Lo que le pasa a Howard Ringbaum hay que atribuirlo, de hecho al club Mile High, una confraternidad exclusiva de hombres que han realizado el ayuntamiento carnal en pleno vuelo. Howard leyó acerca de la existencia de este club en una revista, mientras esperaba su turno en una peluquería hace cosa de un año, y desde entonces le ha consumido la ambición de pertenecer a él. Un colega de Southern Illinois, donde Howard enseña ahora lírica pastoral inglesa, al que este confesó una noche esta ambición no satisfecha, le reveló su propia pertenencia al club y se ofreció para presentar el nombre de Howard si este cumplía la única condición para ser miembro. Howard preguntó si las esposas eran válidas y el colega contestó que no era la costumbre, pero él creía que el comité de admisión se mostraría benévolo. Howard inquirió qué prueba se exigía y el colega le respondió que una servilleta de papel manchada de semen y con el logotipo de una compañía de aviación reconocida, y firmada por la pareja participante en el acto. Indica la triste determinación de Howard Ringbaum en cuanto a triunfar en toda forma de competición humana el hecho de que sucumbiera a tan tosco bromazo sin un momento de vacilación.
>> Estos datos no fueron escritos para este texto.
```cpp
extern "C" int ief_gemm_x3p(const IefGemmX3pParams* pp, void* stream) {
    if (!pp || !pp->A || !pp->W || !pp->zeros || (!pp->Out && !pp->OutP)) return IEF_EINVAL;
    IefGemmX3pParams p = *pp;
    if (p.M <= 0 || p.N <= 0 || p.K <= 0 || (p.K % XP_BK) || (p.N & 3)) return IEF_ESHAPE;
    if (p.rowvec && p.rows_per_batch <= 0) return IEF_ESHAPE;
    if (p.splits > 1 && (!p.ws || p.splits > 64 || p.geglu || p.rstat_out || p.cstat_out)) return IEF_EINVAL;
    if (!(p.inv_scale > 0.f)) return IEF_EINVAL;
    if ((p.ldw & 7) || (p.planeW & 7) || ((uintptr_t)p.W & 15)) return IEF_EALIGN;
    if (p.Out && ((p.ldo & 3) || ((uintptr_t)p.Out & 15))) return IEF_EALIGN;
    if (p.OutP && ((p.ldp & 3) || (p.planeO & 3) || ((uintptr_t)p.OutP & 7))) return IEF_EALIGN;
    if ((p.bias && ((uintptr_t)p.bias & 15)) || (p.rowvec && ((uintptr_t)p.rowvec & 15)) ||
        (p.residual && (((uintptr_t)p.residual & 15) || (p.ldr & 3)))) return IEF_EALIGN;
    if (p.geglu && ((p.N & 15) || p.residual || p.rowvec)) return IEF_EINVAL;
    if (p.rstat_out && (p.splits > 1 || p.geglu || p.tile == 11 || p.tile == 12 || p.tile == 13 || (p.N % ief_gemm_x3p_tile_wn(p.tile)))) return IEF_EINVAL;
    if (p.rstat_in && (!p.colsum || p.rstat_slots <= 0 || p.rstat_cnt <= 0 || p.rstat_slots * p.rstat_cnt != p.K || p.splits > 1 ||
                       p.conv || !(p.ln_eps > 0.f) || ((uintptr_t)p.colsum & 15))) return IEF_EINVAL;
    if (p.conv) {
        if (p.C1 <= 0 || p.C2 < 0 || (p.C1 % XP_BK) || (p.C2 % XP_BK) || (p.CE1 % XP_BK) || (p.CE2 % XP_BK)) return IEF_ESHAPE;
        if ((p.C2 > 0 && !p.A2) || (p.CE1 > 0 && !p.E1) || (p.CE2 > 0 && !p.E2) || (p.CE2 > 0 && p.CE1 == 0)) return IEF_EINVAL;
        if (p.stride != 1 && p.stride != 2) return IEF_ESHAPE;
        if (p.ups != 0 && p.ups != 1) return IEF_ESHAPE;
        if (p.ups && ((p.H | p.Wd) & 1)) return IEF_ESHAPE;
        if ((p.CE1 + p.CE2) > 0 && (p.stride != 1 || p.ups)) return IEF_ESHAPE;
        const int ktaps = p.tile == 13 ? 4 : 9;
        if (p.K != ktaps * (p.C1 + p.C2) + p.CE1 + p.CE2 || p.batch_images <= 0 || p.M != p.batch_images * p.Ho * p.Wo) return IEF_ESHAPE;
        const long long in_pix = (long long)p.batch_images * (p.H >> p.ups) * (p.Wd >> p.ups);
        const int cmax = p.C1 > p.C2 ? p.C1 : p.C2, emax = p.CE1 > p.CE2 ? p.CE1 : p.CE2;
        if (in_pix * cmax * 2 >= (1ll << 32) || (long long)p.M * emax * 2 >= (1ll << 32)) return IEF_ESHAPE;
        if (((uintptr_t)p.A & 15) || (p.planeA & 7) || (p.A2 && (((uintptr_t)p.A2 & 15) || (p.planeA2 & 7))) ||
            (p.E1 && (((uintptr_t)p.E1 & 15) || (p.planeE1 & 7))) || (p.E2 && (((uintptr_t)p.E2 & 15) || (p.planeE2 & 7)))) return IEF_EALIGN;
    } else {
        if ((p.lda & 7) || (p.planeA & 7) || ((uintptr_t)p.A & 15)) return IEF_EALIGN;
    }
    hipStream_t st = (hipStream_t)stream;
    int rc;
    switch (p.tile) {
        case 2: rc = launch_x3p<128, 160, 4, 2, 4, 4>(p, st); break;
        case 3: rc = launch_x3p<128, 80, 4, 1, 3, 0>(p, st); break;
        case 4: rc = launch_x3p<256, 160, 4, 2, 3, 0>(p, st); break;
        case 5: rc = launch_x3p<64, 160, 2, 2, 4, 0>(p, st); break;
        case 6: rc = launch_x3p<128, 64, 4, 1, 3, 0>(p, st); break;
        case 7: rc = launch_x3p<128, 160, 2, 2, 2, 0>(p, st); break;
        case 8: rc = launch_x3p<256, 320, 4, 2, 2, 0>(p, st); break;
        case 11: case 12: case 13: rc = ief_conv_halo_x3p_dispatch(p, st); break;
        case 1: default: rc = launch_x3p<128, 160, 4, 2, 4, 0>(p, st); break;
    }
    if (rc) return rc;
    if (p.splits > 1) {
        const long long total = (long long)p.M * (p.N / 4);
        int grid = (int)((total + 255) / 256);
        if (grid > 8192) grid = 8192;
        hipLaunchKernelGGL(x3p_reduce_kernel, dim3(grid), dim3(256), 0, st, p);
        IEF_LAUNCH_CHECK();
    }
    return IEF_OK;
}
```
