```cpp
struct SegJob {
    isx_segs in{};
    std::function<void(int64_t first, int64_t count, uint32_t *gpos, uint8_t *len, uint8_t *mm, uint32_t *pair, uint32_t *bases)> produce;
    const uint32_t *gpos_all = nullptr;
    isx_read_planes in2{};
    std::function<void(int64_t first, int64_t count, uint32_t *gpos, uint8_t *len, uint8_t *mm, uint32_t *pair, uint64_t *planes)> produce_planes;
    const uint8_t *ref2 = nullptr, *refn = nullptr;
    int64_t n_seg = 0, n_pos = 0;
    int n_mm_bins = 1;
    bool want_pairs = false;
    uint32_t *rec = nullptr;
    uint32_t *gbase = nullptr;
    uint32_t *pair_out = nullptr;
    uint32_t *cmin = nullptr, *cmax = nullptr;
    uint8_t *cany = nullptr;
    int64_t cap_rec = 0;
    int64_t ring_groups = 0;
    std::function<void(int half)> wave_begin;
    std::function<void(int half, int64_t g0, int64_t g1)> wave_flush;
    const uint8_t *ref = nullptr;
    int64_t slack_groups = 1;
    int64_t need_slack = 0;
    std::vector<int64_t> task_need;
    const int64_t *task_groups = nullptr;
    int64_t n_pieces = 0;
    int64_t n_rec = 0;
    int64_t n_bases = 0;
    uint32_t max_pair = 0;
};

enum { SEG_OK = 0, SEG_CAPACITY = 1, SEG_MM_RANGE = 2, SEG_BAD_POS = 3, SEG_BAD_LEN = 4 };

int encode_segs(HostPool &pool, SegJob &job);
int encode_delta(HostPool &pool, SegJob &job);
int encode_planes(HostPool &pool, SegJob &job);
int64_t delta_groups_needed(HostPool &pool, const uint32_t *gpos, int64_t n, int64_t slack_groups);
int64_t seg_groups_needed(HostPool &pool, const uint32_t *gpos, int64_t n);
bool pack_ref_planes(HostPool &pool, const uint8_t *ref, int64_t n_pos, uint8_t *plane2, uint8_t *nplane);
void planes_from_words(const uint32_t *words, uint32_t len, uint64_t *planes);

}
```

instrain_amd/csrc/seg_planes.inc:

```

#if ISX_PLANES_VARIANT == 2
static inline __attribute__((always_inline)) __m256i ISX_DIFFERS_FN(const uint8_t *q, uint32_t sh, __m512i P)
{
    const __m512i lo = _mm512_maskz_loadu_epi64((__mmask8)0x1F, q), hi = _mm512_maskz_loadu_epi64((__mmask8)0x1F, q + 8);
    const __m512i r = _mm512_shrdv_epi64(lo, hi, _mm512_set1_epi64((long long)sh));
    const __m512i x = _mm512_xor_si512(r, P);
    const __m512i m = _mm512_or_si512(x, _mm512_srli_epi64(x, 1));
    const __m512i nib = _mm512_gf2p8affine_epi64_epi8(m, _mm512_set1_epi64((long long)0x0104104000000000ull), 0);
    const __m512i t = _mm512_or_si512(nib, _mm512_srli_epi16(nib, 4));
    return _mm512_cvtepi16_epi8(t);
}
#else
static inline __attribute__((always_inline)) void ISX_DIFFERS_FN(const uint8_t *q, uint32_t sh, const uint64_t *P, uint64_t d[3])
{
    uint64_t w[6];
    memcpy(w, q, 48);
    uint64_t e[5];
    for (int i = 0; i < 5; i++) {
        const uint64_t r = (w[i] >> sh) | ((w[i + 1] << 1) << (63 - sh));
        const uint64_t x = r ^ P[i];
        const uint64_t m = x | (x >> 1);
#if ISX_PLANES_VARIANT == 1
        e[i] = _pext_u64(m, 0x5555555555555555ull);
#else
        e[i] = even_bits_portable(m);
#endif
    }
    d[0] = e[0] | (e[1] << 32);
    d[1] = e[2] | (e[3] << 32);
    d[2] = e[4];
}
#endif

static __attribute__((noinline)) void ISX_CLOSE_FN(SegJob &J, const PlaneTask &K, PlaneGroup &G)
{
    if (!G.n) return;
    if (G.g < K.ge) {
        for (int r = G.n; r < ISX_DREC_GROUP; r++) put_empty_drec(G.rec[r]);
        uint32_t *o = K.rec0 + (size_t)(G.g - K.g0) * (size_t)ISX_DREC_GROUP * ISX_DREC_WORDS;
        if (!K.fast_store) memcpy(o, G.rec, sizeof G.rec);
        else {
#if ISX_PLANES_VARIANT == 2
            for (int r = 0; r < ISX_DREC_GROUP; r += 2) _mm512_stream_si512(reinterpret_cast<__m512i *>(o + (size_t)r * ISX_DREC_WORDS), _mm512_load_si512(G.rec[r]));
#else
            const __m128i *src = reinterpret_cast<const __m128i *>(G.rec);
            __m128i *dst = reinterpret_cast<__m128i *>(o);
            for (int i = 0; i < ISX_DREC_GROUP * ISX_DREC_WORDS / 4; i++) _mm_stream_si128(dst + i, _mm_load_si128(src + i));
#endif
        }
        J.gbase[G.g] = G.lo; J.cmin[G.g] = G.lo; J.cmax[G.g] = G.last; J.cany[G.g] = 1;
        G.g++;
    }
    G.used++;
    G.n = 0; G.open = -1;
}
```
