int fq_qual_counts_sorted(hipStream_t st, const uint8_t *raw_dev, const fqgpu_rec *recs_dev, size_t n_recs, size_t n_bases,
                          uint32_t *counts_dev, uint32_t *err_dev) {
  constexpr unsigned S = 4096;
  const unsigned R = (unsigned)n_recs, n_sym = (unsigned)n_bases;
  const EncShape shq(n_sym, R, QualModel::B, TS_TILE), shs(n_sym, R, SeqModel::B, TS_TILE);
  const EncLanePlan lp(R, n_bases);
  const unsigned max_segs = n_sym / S + shq.B + 1;
  EncLane lane;
  EncScratch &sq = lane.enc[1], &ss = lane.enc[0];
  DevBuf readlens, result;
  int rc = FQGPU_OK;
  do {
    if ((rc = lane.rec_start.reserve(lp.rec_start)) || (rc = lane.n_cnt32.reserve(lp.n_cnt32)) ||
        (rc = readlens.reserve((size_t)R * 2)) || (rc = result.reserve(sizeof(BlockResult))) || (rc = lane.first_sym.reserve(lp.first_sym)) ||
        (rc = lane.tile_first.reserve(lp.tile_first)) || (rc = reserve_k1(ss, shs)) || (rc = reserve_k1(sq, shq)) ||
        (rc = sq.slot_of.reserve(shq.lpos16_bytes)) || (rc = sq.sorted_sym.reserve(shq.bytes.sorted_sym)) || (rc = sq.tile_base.reserve(shq.bytes.tile_base)) ||
        (rc = sq.group_sum.reserve(shq.bytes.group_sum)) || (rc = sq.ctx_arrays.reserve(shq.bytes.ctx_arrays)) ||
        (rc = sq.tile_runs.reserve(shq.tile_runs_bytes)) || (rc = sq.tile_sync.reserve((size_t)shq.n_tiles * 4 + 64)))
      break;
    uint32_t *n_cnt32 = at<uint32_t>(lane.n_cnt32, lp.n_cnt), *lens32 = at<uint32_t>(lane.n_cnt32, lp.lens), *rec_start = lane.rec_start.as<uint32_t>();
    BlockResult *res = result.as<BlockResult>();
    if (hipMemsetAsync(res, 0, sizeof(BlockResult), st) != hipSuccess) { rc = FQGPU_E_HIP; break; }
    hipLaunchKernelGGL(k_readlens, dim3((unsigned)min((size_t)(R + 255) / 256, (size_t)2048)), dim3(256), 0, st, recs_dev, R,
                       readlens.as<uint16_t>(), n_cnt32, lens32, (BlockResult *)nullptr);
    if ((rc = fq_scan_u32_to_u32(st, lens32, R, rec_start, lane.scan_tmp))) break;
    launch_hist2(lane, lp, st, raw_dev, recs_dev, R, n_sym, res);
    launch_layout(sq, shq, true, S, nullptr, st);
    launch_tile_partition<QualModel, true>(sq, shq, st, sq.keys.as<uint16_t>(), nullptr, sq.tile_sync.as<uint32_t>(), nullptr, nullptr, rec_start,
                                           at<uint8_t>(lane.first_sym, lp.first_sym_of[1]), lane.tile_first.as<uint32_t>());
    hipLaunchKernelGGL(k_hist_sorted_qual, dim3((max_segs + 3) / 4), dim3(256), 0, st, sq.sorted_sym.as<uint8_t>(), sq.ctx_arrays.as<uint32_t>(), S, counts_dev);
    BlockResult h;
    if (hipMemcpyAsync(&h, res, sizeof(h), hipMemcpyDeviceToHost, st) != hipSuccess || hipStreamSynchronize(st) != hipSuccess ||
        hipGetLastError() != hipSuccess) { rc = FQGPU_E_HIP; break; }
    if (h.s[0].bad_symbol || h.s[1].bad_symbol) {
      uint32_t one = 1;
      if (hipMemcpy(err_dev, &one, 4, hipMemcpyHostToDevice) != hipSuccess) rc = FQGPU_E_HIP;
    }
  } while (0);
  (void)hipStreamSynchronize(st);
  readlens.release();
  result.release();
  fq_release_bufs(lane);
  fq_release_bufs(ss);
  fq_release_bufs(sq);
  return rc;
}
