# Florescence/UNet-Medical-Image-Contour-Segmentation

Hardware: NVIDIA B200
Metric: unet512_train_images_per_sec (higher is better)
Workload: dtype bf16

## Files before the change

### unet-medical-image-contour-segmentation_b200/csrc/common.cuh

```cuda
#pragma once
#include <cuda_bf16.h>
#include <cuda_runtime.h>
#include <stdint.h>
#include <stdio.h>

#include <string>

#include "../../include/unetb200.h"

namespace ub {

void set_error(const char* fmt, ...);
int cuda_fail(cudaError_t e, const char* what);

#define UB_CHECK_ARG(cond, ...)                \
  do {                                         \
    if (!(cond)) {                             \
      ub::set_error(__VA_ARGS__);              \
      return UNETB200_E_INVALID;               \
    }                                          \
  } while (0)

#define UB_LAUNCH_CHECK(what)                              \
  do {                                                     \
    cudaError_t e__ = cudaGetLastError();                  \
    if (e__ != cudaSuccess) return ub::cuda_fail(e__, what); \
  } while (0)

int sm_count();
int set_max_dynamic_smem(const void* func, int bytes, const char* what);

template <typename T>
struct Elem;
template <>
struct Elem<float> {
  static __device__ __forceinline__ float ld(const float* p) { return *p; }
  static __device__ __forceinline__ void st(float* p, float v) { *p = v; }
// ... 20 lines not shown
    v[2 * i + 1] = __uint_as_float(w[i] & 0xffff0000u);
  }
}
__device__ __forceinline__ uint32_t pack_bf16x2(float lo, float hi) {
  __nv_bfloat162 t = __floats2bfloat162_rn(lo, hi);
  return *reinterpret_cast<uint32_t*>(&t);
}
__device__ __forceinline__ void store8(float* p, const float v[8]) {
  *reinterpret_cast<float4*>(p) = make_float4(v[0], v[1], v[2], v[3]);
  *reinterpret_cast<float4*>(p + 4) = make_float4(v[4], v[5], v[6], v[7]);
}
__device__ __forceinline__ void store8(__nv_bfloat16* p, const float v[8]) {
  uint4 r;
  r.x = pack_bf16x2(v[0], v[1]);
  r.y = pack_bf16x2(v[2], v[3]);
  r.z = pack_bf16x2(v[4], v[5]);
  r.w = pack_bf16x2(v[6], v[7]);
  *reinterpret_cast<uint4*>(p) = r;
}

__device__ __forceinline__ float warp_sum(float v) {
#pragma unroll
  for (int o = 16; o > 0; o >>= 1) v += __shfl_xor_sync(0xffffffffu, v, o);
  return v;
}
__device__ __forceinline__ double warp_sum(double v) {
#pragma unroll
  for (int o = 16; o > 0; o >>= 1) v += __shfl_xor_sync(0xffffffffu, v, o);
  return v;
}

inline bool aligned16(const void* p) { return (reinterpret_cast<uintptr_t>(p) & 15) == 0; }

}
```

### unet-medical-image-contour-segmentation_b200/csrc/conv_first.cu

```cuda
#include "gconv.cuh"

namespace ub {

__device__ __forceinline__ void first_decode(const GconvDev& d, int m, int& b, int& i, int& j) {
  j = m % d.Wm;
  const int r = m / d.Wm;
  i = r % d.Hm;
  b = r / d.Hm;
}

template <typename T, int CIN>
__global__ void __launch_bounds__(256)
first_conv_fprop_kernel(GconvDev d, const T* __restrict__ x, const T* __restrict__ wp, T* __restrict__ y,
                        float* __restrict__ stats_ws) {
  constexpr int K = 9 * CIN;
  __shared__ float sstat[2][256];
  __shared__ float sw[CIN == 1 ? 1 : K * 256];
  const int G = d.N >> 3, lanes = 256 / G;
  const int g = threadIdx.x % G, lane = threadIdx.x / G;
  const bool active = lane < lanes;
  for (int i = threadIdx.x; i < 2 * 256; i += 256) (&sstat[0][0])[i] = 0.f;
  float wr[CIN == 1 ? K : 1][8];
  if constexpr (CIN == 1) {
#pragma unroll
// ... 300 lines not shown
      for (int c = 0; c < 3; ++c) { win[0][c] = win[1][c]; win[1][c] = win[2][c]; }
    }
  }
  if (stats_ws) {
    __shared__ float wstat[8][2][64];
    const int warp = threadIdx.x >> 5;
#pragma unroll
    for (int i = 0; i < 8; ++i) {
      float a = s[i], c = q[i];
      a += __shfl_xor_sync(0xffffffffu, a, 8); a += __shfl_xor_sync(0xffffffffu, a, 16);
      c += __shfl_xor_sync(0xffffffffu, c, 8); c += __shfl_xor_sync(0xffffffffu, c, 16);
      if ((threadIdx.x & 31) < 8) { wstat[warp][0][g * 8 + i] = a; wstat[warp][1][g * 8 + i] = c; }
    }
    __syncthreads();
    if (threadIdx.x < 128) {
      const int which = threadIdx.x >> 6, c = threadIdx.x & 63;
      float v = 0.f;
#pragma unroll
      for (int w = 0; w < 8; ++w) v += wstat[w][which][c];
      stats_ws[((long long)blockIdx.x * 2 + which) * 64 + c] = v;
    }
  }
}

template <typename T>
__device__ __forceinline__ float first_halo_elem(const GconvDev& d, const T* __restrict__ x, int b, int i0, int j0, int e) {
  const int r = e / (kFT_W + 2), c = e - r * (kFT_W + 2);
  const int gi = i0 - 1 + r, gj = j0 - 1 + c;
  if (e < (kFT_H + 2) * (kFT_W + 2) && (unsigned)gi < (unsigned)d.Hin && (unsigned)gj < (unsigned)d.Win)
    return Elem<T>::ld(x + ((long long)(b * d.Hin + gi) * d.Win + gj) * d.ld_in);
  return 0.f;
}
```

El mismo rasgo característico, exhibido en un juego de sociedad llamado Humillación e ideado por Philip Swallow muchos años antes, le costó caro a Howard Ringbaum. De hecho, le costó su empleo y motivó su exilio a Canadá, país del cual solo en fecha reciente ha conseguido regresar a fuerza de escribir una larga serie de plúmbeos artículos sobre la lírica pastoral inglesa en medio de las ventosas praderas de Alberta… pero no ha aprendido a partir de esta experiencia.
—¿Y en el water? —susurra—. Podríamos hacerlo en el water.
—¿Estás loco? —sisea Thelma—. Allí apenas hay sitio para mear, y menos para… Por favor, cielo, domínate. Espera hasta que lleguemos a nuestro pisito de Londres —le sonríe con indulgencia.
—Quítate las bragas y siéntate sobre mi picha —dice Howard Ringbaum sin sonreír.
Thelma golpea a Howard en la entrepierna con su libro y su marido se dobla de dolor.
—¿Howard? —exclama ella con ansiedad—. ¿Estás bien, cielo? ¡No quería hacerte daño!
En consecuencia, Rodney Wainwright trama contra sí mismo una astuta conspiración mediante la cual dejará la redacción de esa disertación hasta el último momento posible —léase esta noche—, y así se forzará a sí mismo a terminarla obligado por la presión inexorable del tiempo que se va agotando.